[Stored records]
_ _ _
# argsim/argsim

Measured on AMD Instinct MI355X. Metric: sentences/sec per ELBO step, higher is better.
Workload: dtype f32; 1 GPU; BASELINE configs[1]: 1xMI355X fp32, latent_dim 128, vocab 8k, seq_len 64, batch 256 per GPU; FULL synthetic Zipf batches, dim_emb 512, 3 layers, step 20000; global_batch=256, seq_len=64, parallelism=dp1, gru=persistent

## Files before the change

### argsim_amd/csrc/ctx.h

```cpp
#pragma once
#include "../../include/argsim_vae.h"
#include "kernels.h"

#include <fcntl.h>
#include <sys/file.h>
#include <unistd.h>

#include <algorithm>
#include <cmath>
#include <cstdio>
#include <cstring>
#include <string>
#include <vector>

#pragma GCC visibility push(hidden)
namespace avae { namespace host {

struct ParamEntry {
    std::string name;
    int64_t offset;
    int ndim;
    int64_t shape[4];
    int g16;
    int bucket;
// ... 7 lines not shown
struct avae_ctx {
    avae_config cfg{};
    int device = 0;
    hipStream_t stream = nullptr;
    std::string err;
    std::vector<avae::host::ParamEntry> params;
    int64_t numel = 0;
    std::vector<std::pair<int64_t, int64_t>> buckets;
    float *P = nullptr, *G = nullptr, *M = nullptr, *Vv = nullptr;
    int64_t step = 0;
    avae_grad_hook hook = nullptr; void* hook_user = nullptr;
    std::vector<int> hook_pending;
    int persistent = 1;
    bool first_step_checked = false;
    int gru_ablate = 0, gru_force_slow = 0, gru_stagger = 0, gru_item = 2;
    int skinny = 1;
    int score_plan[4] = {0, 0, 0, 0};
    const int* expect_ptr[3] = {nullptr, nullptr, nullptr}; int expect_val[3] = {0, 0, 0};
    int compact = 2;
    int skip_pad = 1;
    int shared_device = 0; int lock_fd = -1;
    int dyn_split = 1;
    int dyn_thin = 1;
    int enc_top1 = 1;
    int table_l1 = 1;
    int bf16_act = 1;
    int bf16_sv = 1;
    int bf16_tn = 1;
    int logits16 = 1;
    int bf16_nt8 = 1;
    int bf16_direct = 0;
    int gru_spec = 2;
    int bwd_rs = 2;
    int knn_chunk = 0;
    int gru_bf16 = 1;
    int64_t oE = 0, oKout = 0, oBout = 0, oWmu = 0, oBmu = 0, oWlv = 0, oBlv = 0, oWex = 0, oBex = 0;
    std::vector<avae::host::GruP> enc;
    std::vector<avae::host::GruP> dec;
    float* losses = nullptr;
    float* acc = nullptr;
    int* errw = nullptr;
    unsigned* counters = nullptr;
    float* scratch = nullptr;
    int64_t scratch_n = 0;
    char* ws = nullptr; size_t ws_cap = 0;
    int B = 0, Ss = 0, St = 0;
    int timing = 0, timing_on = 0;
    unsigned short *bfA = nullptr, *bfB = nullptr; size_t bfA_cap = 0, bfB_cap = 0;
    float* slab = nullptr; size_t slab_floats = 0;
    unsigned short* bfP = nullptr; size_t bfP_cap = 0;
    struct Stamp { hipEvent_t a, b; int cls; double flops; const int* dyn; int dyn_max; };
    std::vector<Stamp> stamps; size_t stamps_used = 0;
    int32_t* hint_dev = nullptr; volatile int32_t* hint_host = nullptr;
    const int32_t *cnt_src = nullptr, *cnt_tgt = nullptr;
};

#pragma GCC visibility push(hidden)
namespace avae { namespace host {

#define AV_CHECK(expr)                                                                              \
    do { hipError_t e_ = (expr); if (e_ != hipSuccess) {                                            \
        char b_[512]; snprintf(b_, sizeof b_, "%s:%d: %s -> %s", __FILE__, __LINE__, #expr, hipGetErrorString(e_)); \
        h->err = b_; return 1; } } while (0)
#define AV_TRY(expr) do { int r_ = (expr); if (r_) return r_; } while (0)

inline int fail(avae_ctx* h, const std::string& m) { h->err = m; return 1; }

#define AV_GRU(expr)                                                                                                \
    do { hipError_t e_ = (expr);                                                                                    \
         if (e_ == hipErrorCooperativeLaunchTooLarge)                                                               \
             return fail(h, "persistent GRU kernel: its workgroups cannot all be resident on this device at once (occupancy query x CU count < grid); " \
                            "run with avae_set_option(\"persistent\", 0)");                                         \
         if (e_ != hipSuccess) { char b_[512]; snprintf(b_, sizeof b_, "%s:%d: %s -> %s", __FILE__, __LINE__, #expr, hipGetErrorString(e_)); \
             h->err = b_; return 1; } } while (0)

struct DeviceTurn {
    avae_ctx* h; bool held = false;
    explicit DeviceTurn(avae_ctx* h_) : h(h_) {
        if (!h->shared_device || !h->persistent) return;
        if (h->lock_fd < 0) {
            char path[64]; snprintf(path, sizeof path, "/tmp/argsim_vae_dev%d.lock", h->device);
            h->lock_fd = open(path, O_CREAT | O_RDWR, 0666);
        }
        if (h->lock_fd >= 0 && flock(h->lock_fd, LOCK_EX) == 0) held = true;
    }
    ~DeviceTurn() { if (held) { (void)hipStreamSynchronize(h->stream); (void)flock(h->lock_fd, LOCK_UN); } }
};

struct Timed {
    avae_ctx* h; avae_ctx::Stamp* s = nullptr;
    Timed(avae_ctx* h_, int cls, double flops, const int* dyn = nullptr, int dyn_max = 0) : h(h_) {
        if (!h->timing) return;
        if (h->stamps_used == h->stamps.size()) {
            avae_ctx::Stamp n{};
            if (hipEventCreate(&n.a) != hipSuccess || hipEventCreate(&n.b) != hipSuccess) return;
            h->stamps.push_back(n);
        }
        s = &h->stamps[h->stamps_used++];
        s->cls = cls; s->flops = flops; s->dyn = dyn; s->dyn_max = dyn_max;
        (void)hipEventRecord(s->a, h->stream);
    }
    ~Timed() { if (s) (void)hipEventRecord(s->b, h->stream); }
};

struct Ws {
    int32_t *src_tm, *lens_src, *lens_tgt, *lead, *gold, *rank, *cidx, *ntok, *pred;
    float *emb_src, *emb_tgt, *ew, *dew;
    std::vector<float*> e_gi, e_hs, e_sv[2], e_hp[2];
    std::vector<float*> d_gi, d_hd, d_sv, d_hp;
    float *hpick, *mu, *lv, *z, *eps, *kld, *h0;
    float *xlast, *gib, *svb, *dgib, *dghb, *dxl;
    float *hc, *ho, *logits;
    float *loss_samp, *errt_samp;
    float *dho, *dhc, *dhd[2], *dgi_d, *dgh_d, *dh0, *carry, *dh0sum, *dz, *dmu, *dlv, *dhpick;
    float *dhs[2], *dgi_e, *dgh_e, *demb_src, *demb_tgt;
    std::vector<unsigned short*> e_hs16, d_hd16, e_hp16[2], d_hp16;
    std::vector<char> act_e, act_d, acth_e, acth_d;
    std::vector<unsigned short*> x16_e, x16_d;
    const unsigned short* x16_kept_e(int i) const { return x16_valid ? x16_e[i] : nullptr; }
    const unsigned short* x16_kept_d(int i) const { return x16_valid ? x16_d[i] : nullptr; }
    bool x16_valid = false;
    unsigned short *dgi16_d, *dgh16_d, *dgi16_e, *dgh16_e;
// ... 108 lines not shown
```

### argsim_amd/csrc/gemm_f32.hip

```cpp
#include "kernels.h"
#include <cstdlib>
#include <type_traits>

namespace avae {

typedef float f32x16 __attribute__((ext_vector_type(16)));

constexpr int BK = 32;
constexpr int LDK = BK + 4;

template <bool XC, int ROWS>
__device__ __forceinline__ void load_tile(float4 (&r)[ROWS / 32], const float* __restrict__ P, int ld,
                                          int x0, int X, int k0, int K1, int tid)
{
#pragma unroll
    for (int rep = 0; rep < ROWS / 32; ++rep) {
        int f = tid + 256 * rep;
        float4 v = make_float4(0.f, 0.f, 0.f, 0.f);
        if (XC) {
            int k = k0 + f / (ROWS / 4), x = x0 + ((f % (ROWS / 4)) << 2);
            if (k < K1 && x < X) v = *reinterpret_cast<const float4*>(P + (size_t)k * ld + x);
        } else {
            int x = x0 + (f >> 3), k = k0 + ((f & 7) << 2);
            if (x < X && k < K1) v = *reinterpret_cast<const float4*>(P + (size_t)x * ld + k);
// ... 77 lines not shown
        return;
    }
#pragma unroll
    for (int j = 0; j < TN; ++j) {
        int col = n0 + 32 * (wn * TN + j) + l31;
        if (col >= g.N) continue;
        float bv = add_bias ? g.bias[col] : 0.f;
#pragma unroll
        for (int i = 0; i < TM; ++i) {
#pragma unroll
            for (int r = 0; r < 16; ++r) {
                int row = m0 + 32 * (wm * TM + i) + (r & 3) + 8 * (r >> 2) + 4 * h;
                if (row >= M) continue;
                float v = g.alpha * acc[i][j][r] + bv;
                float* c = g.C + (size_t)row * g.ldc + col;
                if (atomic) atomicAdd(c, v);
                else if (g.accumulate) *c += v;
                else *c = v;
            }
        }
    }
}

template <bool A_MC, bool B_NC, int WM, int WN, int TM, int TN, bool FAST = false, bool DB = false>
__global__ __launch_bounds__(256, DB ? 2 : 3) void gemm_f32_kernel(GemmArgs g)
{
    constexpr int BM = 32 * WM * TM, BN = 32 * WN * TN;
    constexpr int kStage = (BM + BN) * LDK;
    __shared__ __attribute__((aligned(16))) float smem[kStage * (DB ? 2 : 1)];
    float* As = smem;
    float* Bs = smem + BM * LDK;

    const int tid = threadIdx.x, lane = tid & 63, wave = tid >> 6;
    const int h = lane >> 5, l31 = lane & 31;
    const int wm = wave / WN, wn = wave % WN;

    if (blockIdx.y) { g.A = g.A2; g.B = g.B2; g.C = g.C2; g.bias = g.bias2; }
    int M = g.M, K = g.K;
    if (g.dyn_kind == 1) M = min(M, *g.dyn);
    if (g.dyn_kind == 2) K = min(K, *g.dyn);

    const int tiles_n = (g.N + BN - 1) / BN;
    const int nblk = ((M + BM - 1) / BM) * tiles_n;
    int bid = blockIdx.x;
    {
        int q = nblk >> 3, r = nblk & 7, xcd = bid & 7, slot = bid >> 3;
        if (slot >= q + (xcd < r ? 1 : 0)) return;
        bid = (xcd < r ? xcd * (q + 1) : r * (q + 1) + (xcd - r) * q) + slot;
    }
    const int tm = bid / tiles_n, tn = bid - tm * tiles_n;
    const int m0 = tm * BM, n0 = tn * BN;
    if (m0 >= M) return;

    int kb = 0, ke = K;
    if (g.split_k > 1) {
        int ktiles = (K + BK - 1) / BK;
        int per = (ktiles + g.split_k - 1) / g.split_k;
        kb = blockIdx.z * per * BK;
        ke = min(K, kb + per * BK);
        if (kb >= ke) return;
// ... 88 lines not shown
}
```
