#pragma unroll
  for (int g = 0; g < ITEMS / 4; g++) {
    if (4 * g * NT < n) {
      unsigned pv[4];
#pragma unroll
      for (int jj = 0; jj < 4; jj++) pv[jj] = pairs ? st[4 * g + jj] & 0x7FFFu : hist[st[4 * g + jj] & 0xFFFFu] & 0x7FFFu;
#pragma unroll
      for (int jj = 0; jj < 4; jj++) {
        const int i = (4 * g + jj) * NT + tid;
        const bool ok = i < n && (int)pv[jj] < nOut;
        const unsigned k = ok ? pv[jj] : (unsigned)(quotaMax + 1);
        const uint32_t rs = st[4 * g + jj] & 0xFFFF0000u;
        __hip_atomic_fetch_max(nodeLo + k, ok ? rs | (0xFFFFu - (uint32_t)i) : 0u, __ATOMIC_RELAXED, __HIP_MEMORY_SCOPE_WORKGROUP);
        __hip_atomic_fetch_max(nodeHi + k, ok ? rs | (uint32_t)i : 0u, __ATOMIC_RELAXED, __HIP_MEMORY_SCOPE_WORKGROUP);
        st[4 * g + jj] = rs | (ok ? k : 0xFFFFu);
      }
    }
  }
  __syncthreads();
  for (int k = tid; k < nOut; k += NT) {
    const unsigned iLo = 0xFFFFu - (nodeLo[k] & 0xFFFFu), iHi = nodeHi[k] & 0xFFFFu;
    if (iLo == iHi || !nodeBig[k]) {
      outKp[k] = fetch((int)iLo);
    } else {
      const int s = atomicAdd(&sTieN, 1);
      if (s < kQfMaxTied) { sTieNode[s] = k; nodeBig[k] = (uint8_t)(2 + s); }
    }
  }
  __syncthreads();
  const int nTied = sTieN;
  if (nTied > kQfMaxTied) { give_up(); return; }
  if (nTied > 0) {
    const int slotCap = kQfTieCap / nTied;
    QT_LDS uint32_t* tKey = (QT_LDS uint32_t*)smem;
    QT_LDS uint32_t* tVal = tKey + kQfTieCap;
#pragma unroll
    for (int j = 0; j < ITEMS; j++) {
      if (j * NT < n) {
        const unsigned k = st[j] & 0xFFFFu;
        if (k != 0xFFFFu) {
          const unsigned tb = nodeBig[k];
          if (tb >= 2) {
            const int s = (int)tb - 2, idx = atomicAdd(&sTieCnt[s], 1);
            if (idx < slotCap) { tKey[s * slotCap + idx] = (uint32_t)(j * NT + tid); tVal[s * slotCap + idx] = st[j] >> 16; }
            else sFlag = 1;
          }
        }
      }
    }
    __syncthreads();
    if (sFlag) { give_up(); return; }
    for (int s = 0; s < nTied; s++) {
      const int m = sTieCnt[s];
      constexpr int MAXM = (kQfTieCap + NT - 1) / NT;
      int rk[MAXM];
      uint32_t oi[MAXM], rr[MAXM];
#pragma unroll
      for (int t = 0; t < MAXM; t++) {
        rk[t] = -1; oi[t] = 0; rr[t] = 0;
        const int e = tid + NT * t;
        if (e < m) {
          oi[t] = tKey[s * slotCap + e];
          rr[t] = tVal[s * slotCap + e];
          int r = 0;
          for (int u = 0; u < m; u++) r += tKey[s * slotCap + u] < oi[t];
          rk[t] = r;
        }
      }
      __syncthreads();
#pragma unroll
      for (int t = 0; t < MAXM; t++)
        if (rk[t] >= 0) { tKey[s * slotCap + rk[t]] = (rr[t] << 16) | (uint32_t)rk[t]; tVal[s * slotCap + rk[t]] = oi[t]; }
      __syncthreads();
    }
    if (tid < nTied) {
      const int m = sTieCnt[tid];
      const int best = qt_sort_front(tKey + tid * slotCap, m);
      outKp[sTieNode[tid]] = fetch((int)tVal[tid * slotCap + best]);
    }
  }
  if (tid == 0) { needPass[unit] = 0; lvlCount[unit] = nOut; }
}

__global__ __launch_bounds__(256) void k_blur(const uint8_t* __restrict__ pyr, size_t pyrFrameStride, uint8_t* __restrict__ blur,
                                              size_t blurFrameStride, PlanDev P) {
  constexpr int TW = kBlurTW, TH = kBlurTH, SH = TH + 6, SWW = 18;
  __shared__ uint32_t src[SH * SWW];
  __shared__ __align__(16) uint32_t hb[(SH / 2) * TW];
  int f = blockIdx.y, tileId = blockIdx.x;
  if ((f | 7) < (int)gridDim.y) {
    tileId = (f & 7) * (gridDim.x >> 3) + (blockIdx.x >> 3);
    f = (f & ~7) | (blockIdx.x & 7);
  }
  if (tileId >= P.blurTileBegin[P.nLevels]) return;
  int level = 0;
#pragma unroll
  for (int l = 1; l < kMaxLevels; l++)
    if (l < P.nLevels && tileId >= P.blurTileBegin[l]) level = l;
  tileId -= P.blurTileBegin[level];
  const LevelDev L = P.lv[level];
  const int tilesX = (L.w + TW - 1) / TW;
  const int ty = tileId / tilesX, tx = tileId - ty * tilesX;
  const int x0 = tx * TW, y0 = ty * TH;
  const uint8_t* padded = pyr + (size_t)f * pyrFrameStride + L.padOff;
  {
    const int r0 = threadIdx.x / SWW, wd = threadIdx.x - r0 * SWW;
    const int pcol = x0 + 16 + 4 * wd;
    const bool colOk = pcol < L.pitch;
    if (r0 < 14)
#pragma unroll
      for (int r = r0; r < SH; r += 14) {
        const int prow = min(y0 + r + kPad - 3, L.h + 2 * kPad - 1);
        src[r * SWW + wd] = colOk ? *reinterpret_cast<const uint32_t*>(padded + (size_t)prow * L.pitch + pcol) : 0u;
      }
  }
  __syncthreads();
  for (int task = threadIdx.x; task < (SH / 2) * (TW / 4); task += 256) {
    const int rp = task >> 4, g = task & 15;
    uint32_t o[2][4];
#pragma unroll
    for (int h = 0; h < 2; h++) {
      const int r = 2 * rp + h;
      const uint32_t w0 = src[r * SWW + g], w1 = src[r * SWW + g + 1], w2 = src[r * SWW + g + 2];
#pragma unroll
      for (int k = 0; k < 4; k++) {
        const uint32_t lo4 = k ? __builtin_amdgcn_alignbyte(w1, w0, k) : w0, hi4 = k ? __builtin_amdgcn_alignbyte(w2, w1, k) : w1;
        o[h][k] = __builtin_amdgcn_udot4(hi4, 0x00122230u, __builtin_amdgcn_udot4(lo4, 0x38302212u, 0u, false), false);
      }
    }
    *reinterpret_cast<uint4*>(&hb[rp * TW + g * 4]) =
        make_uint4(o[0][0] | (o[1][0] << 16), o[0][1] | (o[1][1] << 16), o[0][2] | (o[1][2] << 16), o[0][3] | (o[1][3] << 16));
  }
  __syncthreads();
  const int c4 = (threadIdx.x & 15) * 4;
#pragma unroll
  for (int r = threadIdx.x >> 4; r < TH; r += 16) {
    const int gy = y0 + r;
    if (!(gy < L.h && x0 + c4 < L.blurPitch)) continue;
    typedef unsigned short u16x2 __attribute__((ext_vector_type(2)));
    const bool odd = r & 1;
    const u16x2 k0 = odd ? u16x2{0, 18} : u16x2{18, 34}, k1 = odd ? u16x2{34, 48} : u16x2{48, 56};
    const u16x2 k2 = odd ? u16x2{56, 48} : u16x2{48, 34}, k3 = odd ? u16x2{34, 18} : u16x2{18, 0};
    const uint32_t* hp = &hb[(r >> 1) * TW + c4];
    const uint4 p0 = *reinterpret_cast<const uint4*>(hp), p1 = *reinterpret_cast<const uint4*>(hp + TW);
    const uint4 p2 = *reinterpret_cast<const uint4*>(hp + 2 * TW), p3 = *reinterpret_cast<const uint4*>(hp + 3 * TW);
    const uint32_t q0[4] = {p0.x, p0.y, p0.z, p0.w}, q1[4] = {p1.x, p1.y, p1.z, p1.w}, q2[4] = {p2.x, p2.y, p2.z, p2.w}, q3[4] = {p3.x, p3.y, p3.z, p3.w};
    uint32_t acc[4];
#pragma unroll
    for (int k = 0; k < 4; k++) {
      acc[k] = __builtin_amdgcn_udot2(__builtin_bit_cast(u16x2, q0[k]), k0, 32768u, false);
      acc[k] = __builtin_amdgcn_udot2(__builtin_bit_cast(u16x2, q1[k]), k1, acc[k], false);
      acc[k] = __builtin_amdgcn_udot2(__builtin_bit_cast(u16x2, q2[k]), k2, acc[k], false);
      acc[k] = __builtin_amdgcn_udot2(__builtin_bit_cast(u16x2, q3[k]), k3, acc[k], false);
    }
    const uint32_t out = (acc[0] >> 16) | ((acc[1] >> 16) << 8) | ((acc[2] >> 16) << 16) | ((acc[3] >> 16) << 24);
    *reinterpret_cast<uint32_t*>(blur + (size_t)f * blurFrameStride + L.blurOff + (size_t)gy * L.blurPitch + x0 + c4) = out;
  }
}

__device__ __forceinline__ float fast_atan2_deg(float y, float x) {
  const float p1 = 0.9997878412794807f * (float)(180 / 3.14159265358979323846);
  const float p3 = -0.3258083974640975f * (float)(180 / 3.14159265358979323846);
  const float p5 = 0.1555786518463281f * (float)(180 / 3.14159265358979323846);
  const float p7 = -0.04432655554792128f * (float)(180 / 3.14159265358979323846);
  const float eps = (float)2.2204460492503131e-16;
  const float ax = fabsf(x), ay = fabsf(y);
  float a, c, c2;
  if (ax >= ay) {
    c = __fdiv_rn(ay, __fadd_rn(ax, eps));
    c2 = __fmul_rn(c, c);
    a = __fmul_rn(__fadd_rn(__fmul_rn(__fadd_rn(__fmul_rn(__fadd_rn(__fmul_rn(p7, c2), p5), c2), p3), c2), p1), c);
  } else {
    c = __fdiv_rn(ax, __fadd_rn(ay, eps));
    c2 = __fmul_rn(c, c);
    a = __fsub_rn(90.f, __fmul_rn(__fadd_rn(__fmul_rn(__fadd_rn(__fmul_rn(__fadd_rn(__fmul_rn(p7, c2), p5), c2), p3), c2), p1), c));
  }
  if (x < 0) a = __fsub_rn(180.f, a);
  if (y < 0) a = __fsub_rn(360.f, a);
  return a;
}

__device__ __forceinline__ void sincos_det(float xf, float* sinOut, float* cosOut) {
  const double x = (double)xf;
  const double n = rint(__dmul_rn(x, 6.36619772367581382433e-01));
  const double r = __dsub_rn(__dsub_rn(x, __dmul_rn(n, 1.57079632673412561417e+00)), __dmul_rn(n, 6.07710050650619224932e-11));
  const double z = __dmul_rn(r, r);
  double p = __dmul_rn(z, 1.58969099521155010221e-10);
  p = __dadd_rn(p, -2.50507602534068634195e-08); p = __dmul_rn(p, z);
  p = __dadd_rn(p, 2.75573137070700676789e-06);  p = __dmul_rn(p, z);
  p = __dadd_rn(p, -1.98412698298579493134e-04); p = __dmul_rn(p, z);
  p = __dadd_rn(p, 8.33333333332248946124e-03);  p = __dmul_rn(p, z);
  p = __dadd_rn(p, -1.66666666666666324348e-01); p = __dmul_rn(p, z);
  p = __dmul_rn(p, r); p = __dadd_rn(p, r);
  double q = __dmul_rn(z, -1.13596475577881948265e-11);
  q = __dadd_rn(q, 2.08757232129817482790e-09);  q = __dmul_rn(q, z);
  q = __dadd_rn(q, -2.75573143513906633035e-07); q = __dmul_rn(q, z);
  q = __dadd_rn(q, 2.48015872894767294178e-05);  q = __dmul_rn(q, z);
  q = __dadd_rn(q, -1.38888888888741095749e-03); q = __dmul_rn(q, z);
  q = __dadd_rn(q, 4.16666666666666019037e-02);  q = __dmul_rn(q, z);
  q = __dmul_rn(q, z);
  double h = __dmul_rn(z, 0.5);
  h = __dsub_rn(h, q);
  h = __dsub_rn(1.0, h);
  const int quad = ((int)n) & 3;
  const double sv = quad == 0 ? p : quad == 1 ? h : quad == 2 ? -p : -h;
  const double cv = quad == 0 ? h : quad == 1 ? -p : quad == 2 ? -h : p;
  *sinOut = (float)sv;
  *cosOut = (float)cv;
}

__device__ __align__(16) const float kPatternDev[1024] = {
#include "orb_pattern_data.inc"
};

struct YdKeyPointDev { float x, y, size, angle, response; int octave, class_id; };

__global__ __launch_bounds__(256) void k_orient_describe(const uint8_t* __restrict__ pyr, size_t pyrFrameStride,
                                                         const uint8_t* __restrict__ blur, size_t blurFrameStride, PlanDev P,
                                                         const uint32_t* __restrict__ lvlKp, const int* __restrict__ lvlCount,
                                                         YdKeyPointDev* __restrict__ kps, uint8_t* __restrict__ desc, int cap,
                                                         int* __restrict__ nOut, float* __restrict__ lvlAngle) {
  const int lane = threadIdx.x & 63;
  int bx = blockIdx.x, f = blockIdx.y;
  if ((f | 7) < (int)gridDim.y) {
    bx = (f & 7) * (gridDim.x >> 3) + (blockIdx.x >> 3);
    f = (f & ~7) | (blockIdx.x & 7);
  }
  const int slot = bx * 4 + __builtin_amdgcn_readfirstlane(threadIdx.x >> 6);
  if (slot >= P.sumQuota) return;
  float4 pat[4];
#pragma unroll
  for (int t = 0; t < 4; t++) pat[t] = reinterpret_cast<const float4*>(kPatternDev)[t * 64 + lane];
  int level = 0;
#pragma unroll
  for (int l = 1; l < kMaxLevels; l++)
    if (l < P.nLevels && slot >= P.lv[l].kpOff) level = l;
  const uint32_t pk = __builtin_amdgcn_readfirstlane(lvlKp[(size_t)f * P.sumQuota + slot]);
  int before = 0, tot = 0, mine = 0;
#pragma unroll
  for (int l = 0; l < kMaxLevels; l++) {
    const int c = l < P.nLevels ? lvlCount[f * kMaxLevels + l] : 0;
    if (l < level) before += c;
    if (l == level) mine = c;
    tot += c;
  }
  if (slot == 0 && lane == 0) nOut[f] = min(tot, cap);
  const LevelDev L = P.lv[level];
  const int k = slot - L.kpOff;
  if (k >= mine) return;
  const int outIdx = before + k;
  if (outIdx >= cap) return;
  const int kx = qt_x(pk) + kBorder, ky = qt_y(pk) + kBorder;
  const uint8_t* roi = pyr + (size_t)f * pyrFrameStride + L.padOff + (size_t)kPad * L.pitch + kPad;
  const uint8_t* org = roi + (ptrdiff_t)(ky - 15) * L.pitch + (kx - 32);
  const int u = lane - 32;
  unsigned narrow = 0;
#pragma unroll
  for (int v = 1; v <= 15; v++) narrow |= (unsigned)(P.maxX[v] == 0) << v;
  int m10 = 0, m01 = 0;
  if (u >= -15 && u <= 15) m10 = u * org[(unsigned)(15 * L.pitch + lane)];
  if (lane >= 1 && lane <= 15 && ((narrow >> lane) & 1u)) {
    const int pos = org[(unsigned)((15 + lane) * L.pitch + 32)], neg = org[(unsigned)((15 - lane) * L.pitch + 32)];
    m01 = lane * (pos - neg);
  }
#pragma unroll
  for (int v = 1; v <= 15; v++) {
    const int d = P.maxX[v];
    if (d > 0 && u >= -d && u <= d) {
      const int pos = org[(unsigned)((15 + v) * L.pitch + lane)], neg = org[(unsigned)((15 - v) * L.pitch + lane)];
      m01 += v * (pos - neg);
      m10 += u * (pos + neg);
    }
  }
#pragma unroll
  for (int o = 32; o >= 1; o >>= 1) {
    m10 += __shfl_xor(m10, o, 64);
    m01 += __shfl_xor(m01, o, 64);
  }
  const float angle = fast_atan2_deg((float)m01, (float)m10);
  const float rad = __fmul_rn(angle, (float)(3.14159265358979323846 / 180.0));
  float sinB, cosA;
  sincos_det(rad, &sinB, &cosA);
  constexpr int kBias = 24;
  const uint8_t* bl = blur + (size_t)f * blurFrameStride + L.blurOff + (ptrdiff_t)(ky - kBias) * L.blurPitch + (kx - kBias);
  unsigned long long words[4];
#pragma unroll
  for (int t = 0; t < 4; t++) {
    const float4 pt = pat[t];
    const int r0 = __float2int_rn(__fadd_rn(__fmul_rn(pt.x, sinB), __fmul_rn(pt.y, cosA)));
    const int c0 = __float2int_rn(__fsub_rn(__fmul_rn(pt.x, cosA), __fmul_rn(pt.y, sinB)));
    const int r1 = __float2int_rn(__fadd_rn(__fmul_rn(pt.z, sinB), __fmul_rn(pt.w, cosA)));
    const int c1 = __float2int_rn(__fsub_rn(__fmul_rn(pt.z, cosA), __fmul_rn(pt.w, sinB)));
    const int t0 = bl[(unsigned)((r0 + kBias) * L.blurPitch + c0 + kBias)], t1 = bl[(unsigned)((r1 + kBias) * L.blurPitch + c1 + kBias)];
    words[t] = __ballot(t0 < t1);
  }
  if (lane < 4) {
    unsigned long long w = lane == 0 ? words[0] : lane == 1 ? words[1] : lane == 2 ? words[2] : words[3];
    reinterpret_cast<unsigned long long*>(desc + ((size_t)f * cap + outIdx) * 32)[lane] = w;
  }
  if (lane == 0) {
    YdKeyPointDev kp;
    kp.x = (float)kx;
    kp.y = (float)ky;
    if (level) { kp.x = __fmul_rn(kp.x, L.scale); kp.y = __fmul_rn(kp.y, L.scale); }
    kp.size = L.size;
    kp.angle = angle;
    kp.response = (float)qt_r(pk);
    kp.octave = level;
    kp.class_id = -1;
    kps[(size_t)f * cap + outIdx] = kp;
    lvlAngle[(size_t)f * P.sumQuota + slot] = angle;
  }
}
_ _ _
### Requirement
Go through the entries and filter for lines holding the word "before"; copy each match.

### Result below
## Files before the change
  int before = 0, tot = 0, mine = 0;
    if (l < level) before += c;
  const int outIdx = before + k;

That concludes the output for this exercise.